Reglamento de Servicios Digitales: control de contenidos en línea

Muere en directo, durante una transmisión en la plataforma «Kick», Raphael Graven, conocido en las redes sociales como Jean Pormanove.

Imaginen la escena: tumbado en el suelo, sobre un colchón y cubierto con una colcha blanca, mientras expiraba su último aliento, con sus compañeros a su lado, indiferentes ante la trágica escena. 

Graven llevaba días siendo víctima de vejaciones y humillaciones en directo, sufriendo golpes con extrema dureza por varias personas. Aunque estas agresiones no constituyeron la causa directa de su muerte, la brutalidad que sufrió resulta difícil de contemplar para cualquiera que conserve un mínimo de humanidad. Graven se sometió voluntariamente a todos esos actos, pero ¿dónde está el límite? ¿vale todo?

Lo primero que me viene a la mente es cómo es posible que haya seguidores, que se cuentan por cientos, de este tipo de transmisiones. ¿Qué nivel de degradación ha alcanzado la sociedad para llegar a este extremo? ¿dónde está la gracia? ¿no les queda un mínimo de sensibilidad?

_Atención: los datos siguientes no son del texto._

int run_stem4d(sk_context* ctx, sk_dataset* xs_, sk_dataset* ys_, const sk_kernel_params* kp,
               const int32_t* x, const int32_t* y, int64_t n, double* out_dev) {
  if (kp->bp_model < 0 || kp->bp_model > 2 || !(kp->bp_bound >= 0.0))
    return fail(ctx, SK_ERR_INVALID, "4-D stem kernel: bp_model 0..2 and bp_bound >= 0");
  const float ali_bound = (float)kp->ali_bound;
  const bool ali = ali_bound > 0.0f;
  const bool ali_phmm = ali && kp->ali_zerop_fixed;
  std::shared_ptr<const Stem4dTables> tx, ty;
  int rc = stem4d_dataset_tables(ctx, xs_, kp, &tx);
  if (rc) return rc;
  if (ys_ == xs_) ty = tx;
  else if ((rc = stem4d_dataset_tables(ctx, ys_, kp, &ty))) return rc;
  const Stem4dTables& TX = *tx;
  const Stem4dTables& TY = *ty;
  auto usable = [&](const Stem4dTables& T, int e) -> int {
    if (T.why[e] == 1) return fail(ctx, SK_ERR_INVALID, "4-D stem kernel takes single sequences");
    if (T.why[e] == 2) return fail(ctx, SK_ERR_INVALID, "4-D stem kernel with bp_model 0 needs base pairs");
    if (ali && !T.acgu[e])
      return fail(ctx, SK_ERR_INVALID, "4-D stem kernel: alignment constraints need A/C/G/U sequences");
    return SK_OK;
  };
  int max_m = 0, max_n = 0;
  double cells = 0.0;
  for (int64_t k = 0; k < n; ++k) {
    if ((rc = usable(TX, x[k])) || (rc = usable(TY, y[k]))) return rc;
    const double a = xs_->ex[x[k]].len, b = ys_->ex[y[k]].len;
    max_m = std::max(max_m, (int)b);
    max_n = std::max(max_n, (int)a);
    cells += (a + 1) * (a + 2) / 2 * (b + 1) * (b + 2) / 2;
  }
  ctx->last_cells = cells;
  size_t free_b = 0, total_b = 0;
  SK_HIP(ctx, hipMemGetInfo(&free_b, &total_b));
  const double budget = std::min(128e9, 0.5 * (double)free_b);
  std::vector<int64_t> order(n);
  std::iota(order.begin(), order.end(), 0);
  const std::vector<double> gp = gap_powers(kp->gap, std::max(max_m, max_n) + 2);
  rc = ensure_work(ctx, gp.size() * 8 + 4096);
  if (rc) return rc;
  Arena A{static_cast<char*>(ctx->work), 0, ctx->work_bytes};
  double* d_gp = A.take<double>(gp.size());
  hipStream_t S = ctx->stream;
  SK_HIP(ctx, hipMemcpyAsync(d_gp, gp.data(), gp.size() * 8, hipMemcpyHostToDevice, S));
  const int cpl = sk::stem4d_cpl(max_m);
  const bool ktiles = max_m + 1 > 64 * cpl;
  const int64_t kb_stride = ktiles ? 4 * (int64_t)(max_m + 1) : 0;
  const bool banded = ali_phmm || (!ali && kp->len_band > 0);
  const bool gsum = !banded && !SK_KNOB("SK4_NO_GSUM");
  const size_t nst = gsum ? 2 : 4;
  const bool colk_call = gsum && !ktiles && !SK_KNOB("SK4_SPAN") && !SK_KNOB("SK4_NO_PRE");
  const int col_nb = colk_call ? sk::stem4d_col_nb(cpl) : 0;
  auto col_ok = [&](int64_t q) {
    const int m = ys_->ex[y[q]].len;
    return colk_call && xs_->ex[x[q]].len <= sk::stem4d_col_max_n() &&
           (m <= 1 || sk::stem4d_col_w_max(m) >= 1);
  };
  std::stable_sort(order.begin(), order.end(), [&](int64_t a, int64_t b) {
    const bool ca = col_ok(a), cb = col_ok(b);
    if (ca != cb) return ca;
    return xs_->ex[x[a]].len > xs_->ex[x[b]].len;
  });
  double total_ms = 0.0;
  int launches = 0;
  Stem4dBatch& Bt = ctx->s4d;
  for (int64_t b0 = 0; b0 < n;) {
    std::vector<sk::Stem4dPair> prs;
    double bytes = 0.0;
    size_t ring_bytes = 0;
    int64_t b1 = b0;
    int maxn = 0;
    const bool colk = col_ok(order[b0]);
    while (b1 < n && prs.size() < 4096 && col_ok(order[b1]) == colk) {
      const int64_t q = order[b1];
      sk::Stem4dPair p;
      p.n = xs_->ex[x[q]].len;
      p.m = ys_->ex[y[q]].len;
      p.plane_doubles = stem4d_plane_doubles(p.m);
      const size_t rb = colk ? ((size_t)(p.n + col_nb) * (size_t)p.plane_doubles * 8 + 255) & ~(size_t)255
                             : ((size_t)3 * (p.n + 1) * nst * (size_t)p.plane_doubles * 8 +
                                (gsum ? (size_t)(p.n + 1) * 8 : 0) + 255) & ~(size_t)255;
      const double pb = (double)rb + (double)(p.n + 1) * (double)kb_stride * 8.0;
      if (!prs.empty() && bytes + pb > budget) break;
      p.scratch_off = (int64_t)(ring_bytes / 8);
      bytes += pb;
      ring_bytes += rb;
      p.x_bp = TX.bp_off[x[q]];
      p.x_chr = TX.ch_off[x[q]];
      p.y_bp = TY.bp_off[y[q]];
      p.y_chr = TY.ch_off[y[q]];
      p.out_index = q;
      maxn = std::max(maxn, p.n);
      prs.push_back(p);
      ++b1;
    }
    if (colk) {
      int min_m = INT32_MAX;
      for (const auto& p : prs)
        if (p.m >= 2) min_m = std::min(min_m, p.m);
      const int W = col_waves(cpl, min_m, max_m, maxn);
      rc = ensure_scratch(ctx, ring_bytes + 64);
      if (rc) return rc;
      if (Bt.cap_pairs < prs.size()) {
        if (Bt.pairs) {
          SK_HIP(ctx, hipStreamSynchronize(S));
          (void)hipFree(Bt.pairs);
        }
        Bt.cap_pairs = std::max<size_t>(prs.size(), 64);
        SK_HIP(ctx, hipMalloc(&Bt.pairs, Bt.cap_pairs * sizeof(sk::Stem4dPair)));
      }
      SK_HIP(ctx, hipMemcpyAsync(Bt.pairs, prs.data(), prs.size() * sizeof(sk::Stem4dPair),
                                 hipMemcpyHostToDevice, S));
      sk::Stem4dLaunch L;
      L.pairs = Bt.pairs;
      L.scratch = ctx->scratch;
      L.bpdiag = TX.bp;
      L.chars = TX.ch;
      L.bpdiag_y = TY.bp;
      L.chars_y = TY.ch;
      L.gpow = d_gp;
      L.gap = kp->gap;
      L.stack = kp->stack;
      L.subst = kp->subst;
      L.bp_bound = (float)kp->bp_bound;
      L.out = out_dev;
      L.gsum = 3;
      SK_HIP(ctx, hipEventRecord(ctx->ev0, S));
      SK_HIP(ctx, sk::lev_mark(ctx, S));
      SK_HIP(ctx, sk::launch_stem4d_col(L, (int64_t)prs.size(), cpl, W, max_m, maxn, S));
      SK_HIP(ctx, sk::lev_mark(ctx, S));
      ctx->last_s4d_classes |= 1u << ((cpl == 1 ? 0 : cpl == 2 ? 1 : cpl == 4 ? 2 : 3) + 8);
      ++launches;
      SK_HIP(ctx, hipEventRecord(ctx->ev1, S));
      SK_HIP(ctx, hipStreamSynchronize(S));
      SK_HIP(ctx, sk::lev_collect(ctx));
      float ms = 0.f;
      SK_HIP(ctx, hipEventElapsedTime(&ms, ctx->ev0, ctx->ev1));
      total_ms += ms;
      b0 = b1;
      continue;
    }
    std::vector<int32_t> blo, bhi;
    size_t n_band = 0;
    int max_n1 = 1, max_m1 = 1;
    if (ali_phmm) {
      for (auto& p : prs) {
        p.band_off = (int64_t)n_band;
        n_band += (size_t)p.n + 1;
        max_n1 = std::max(max_n1, p.n + 1);
        max_m1 = std::max(max_m1, p.m + 1);
      }
    } else if (!ali && kp->len_band > 0) {
      for (auto& p : prs) {
        p.band_off = (int64_t)blo.size();
        for (int i = 0; i <= p.n; ++i) {
          const unsigned jj = p.n ? (unsigned)((double)i / p.n * p.m + 0.5) : 0u;
          blo.push_back((int32_t)(jj < kp->len_band ? 0u : jj - kp->len_band));
          bhi.push_back((int32_t)(jj + kp->len_band > (unsigned)p.m ? (unsigned)p.m : jj + kp->len_band));
        }
      }
    }
    int nh = SK_KNOB("SK4_STREAMS") ? std::atoi(SK_KNOB("SK4_STREAMS")) : 4;
    if (SK_KNOB("SK_SERIAL_CLASSES") || ktiles) nh = 1;
    nh = std::max(1, std::min({nh, 4, (int)prs.size()}));
    const hipStream_t hs[4] = {S, ctx->cls, ctx->side, ctx->aux};
    std::vector<int2> items;
    std::vector<int64_t> ioff((size_t)(maxn + 1) * nh + 1, 0);
    for (int d1 = 0; d1 <= maxn; ++d1)
      for (int h = 0; h < nh; ++h) {
        ioff[(size_t)d1 * nh + h] = (int64_t)items.size();
        for (size_t p = h; p < prs.size(); p += nh)
          for (int i = 0; i + d1 <= prs[p].n; ++i) items.push_back(make_int2((int)p, i));
      }
    ioff.back() = (int64_t)items.size();
    if (!ali_phmm) n_band = blo.size();
    const size_t phmm_bytes =
        ali_phmm ? prs.size() * sk::phmm_pair_bytes(max_n1, max_m1) : 0;
    const size_t kb_bytes = ktiles ? (size_t)(ioff[nh] - ioff[0]) * (size_t)kb_stride * 8 : 0;
    rc = ensure_scratch(ctx, std::max(ring_bytes + kb_bytes + 64, phmm_bytes));
    if (rc) return rc;
    if (Bt.cap_pairs < prs.size() || Bt.cap_items < items.size()) {
      if (Bt.pairs) (void)hipFree(Bt.pairs);
      if (Bt.items) (void)hipFree(Bt.items);
      Bt.cap_pairs = std::max<size_t>(prs.size(), 64);
      Bt.cap_items = std::max<size_t>(items.size(), 4096);
      SK_HIP(ctx, hipMalloc(&Bt.pairs, Bt.cap_pairs * sizeof(sk::Stem4dPair)));
      SK_HIP(ctx, hipMalloc(&Bt.items, Bt.cap_items * sizeof(int2)));
    }
    SK_HIP(ctx, hipMemcpyAsync(Bt.pairs, prs.data(), prs.size() * sizeof(sk::Stem4dPair),
                               hipMemcpyHostToDevice, S));
    SK_HIP(ctx, hipMemcpyAsync(Bt.items, items.data(), items.size() * sizeof(int2),
                               hipMemcpyHostToDevice, S));
    if (n_band) {
      if (Bt.cap_band < n_band) {
        if (Bt.band) {
          SK_HIP(ctx, hipStreamSynchronize(S));
          (void)hipFree(Bt.band);
        }
        Bt.cap_band = std::max<size_t>(n_band, 4096);
        SK_HIP(ctx, hipMalloc(&Bt.band, 2 * Bt.cap_band * sizeof(int32_t)));
      }
      if (!blo.empty()) {
        SK_HIP(ctx, hipMemcpyAsync(Bt.band, blo.data(), blo.size() * 4, hipMemcpyHostToDevice, S));
        SK_HIP(ctx, hipMemcpyAsync(Bt.band + Bt.cap_band, bhi.data(), bhi.size() * 4,
                                   hipMemcpyHostToDevice, S));
      }
    }
    sk::Stem4dLaunch L;
    L.pairs = Bt.pairs;
    L.scratch = ctx->scratch;
    L.bpdiag = TX.bp;
    L.chars = TX.ch;
    L.bpdiag_y = TY.bp;
    L.chars_y = TY.ch;
    L.gpow = d_gp;
    L.gap = kp->gap;
    L.stack = kp->stack;
    L.subst = kp->subst;
    L.bp_bound = (float)kp->bp_bound;
    L.out = out_dev;
    L.band_lo = n_band ? Bt.band : nullptr;
    L.band_hi = n_band ? Bt.band + Bt.cap_band : nullptr;
    L.kbound = ktiles ? ctx->scratch + ring_bytes / 8 : nullptr;
    L.kbound_stride = kb_stride;
    const bool no_pre = SK_KNOB("SK4_NO_PRE") != nullptr;
    L.gsum = gsum ? (!ktiles && !no_pre ? 2 : 1) : 0;
    SK_HIP(ctx, hipEventRecord(ctx->ev0, S));
    if (ali_phmm) {
      sk::PhmmLaunch H;
      H.pairs = Bt.pairs;
      H.n_pairs = (int64_t)prs.size();
      H.chars = TX.ch;
      H.chars_y = TY.ch;
      H.scratch = reinterpret_cast<char*>(ctx->scratch);
      H.n1 = max_n1;
      H.m1 = max_m1;
      H.pair_bytes = sk::phmm_pair_bytes(max_n1, max_m1);
      H.ali_bound = ali_bound;
      H.band = kp->len_band;
      H.zerop_fixed = kp->ali_zerop_fixed ? 1 : 0;
      H.band_lo = Bt.band;
      H.band_hi = Bt.band + Bt.cap_band;
      SK_HIP(ctx, sk::launch_phmm(H, S));
    }
    if (nh > 1) {
      SK_HIP(ctx, hipEventRecord(ctx->evk, S));
      for (int h = 1; h < nh; ++h) SK_HIP(ctx, hipStreamWaitEvent(hs[h], ctx->evk, 0));
    }
    for (int d1 = 0; d1 <= maxn; ++d1)
      for (int h = 0; h < nh; ++h) {
        const size_t q = (size_t)d1 * nh + h;
        L.d1 = d1;
        L.items = Bt.items + ioff[q];
        L.n_items = ioff[q + 1] - ioff[q];
        if (!L.n_items) continue;
        SK_HIP(ctx, sk::lev_mark(ctx, hs[h]));
        SK_HIP(ctx, sk::launch_stem4d(L, cpl, hs[h]));
        SK_HIP(ctx, sk::lev_mark(ctx, hs[h]));
        ctx->last_s4d_classes |= 1u << ((cpl == 1 ? 0 : cpl == 2 ? 1 : cpl == 4 ? 2 : 3) +
                                        (L.band_lo ? 4 : 0));
        ++launches;
      }
    for (int h = 1; h < nh; ++h) {
      hipEvent_t e = h == 1 ? ctx->evx : h == 2 ? ctx->evj : ctx->eva;
      SK_HIP(ctx, hipEventRecord(e, hs[h]));
      SK_HIP(ctx, hipStreamWaitEvent(S, e, 0));
    }
    SK_HIP(ctx, hipEventRecord(ctx->ev1, S));
    SK_HIP(ctx, hipStreamSynchronize(S));
    SK_HIP(ctx, sk::lev_collect(ctx));
    float ms = 0.f;
    SK_HIP(ctx, hipEventElapsedTime(&ms, ctx->ev0, ctx->ev1));
    total_ms += ms;
    b0 = b1;
  }
  ctx->last_stem_ms = total_ms;
  ctx->last_launches = launches;
  return SK_OK;
}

En Francia, ARCOM (Autorité de régulation de la communication audiovisuelle et numérique) es la autoridad pública independiente encargada de regular la comunicación audiovisual y digital. Su misión abarca la protección de la libertad de comunicación, de los derechos de autor y la regulación técnica y económica del sector. También está llamada a intervenir en cuestiones relacionadas con la actividad de las plataformas en línea.

En España, el equivalente a ARCOM es la Comisión Nacional de los Mercados y la Competencia (CNMC) que es la encargada de supervisar el sector de la comunicación audiovisual, velando por el correcto funcionamiento del mercado, la diversidad y confiabilidad de los contenidos, la protección de los derechos de los menores y el cumplimiento de la normativa sobre publicidad y accesibilidad. Además, actúa como «Coordinador de Servicios Digitales», siendo responsable de que todos los prestadores de servicios intermediarios establecidos en España cumplan el Reglamento de Servicios Digitales (DSA, por sus siglas en inglés).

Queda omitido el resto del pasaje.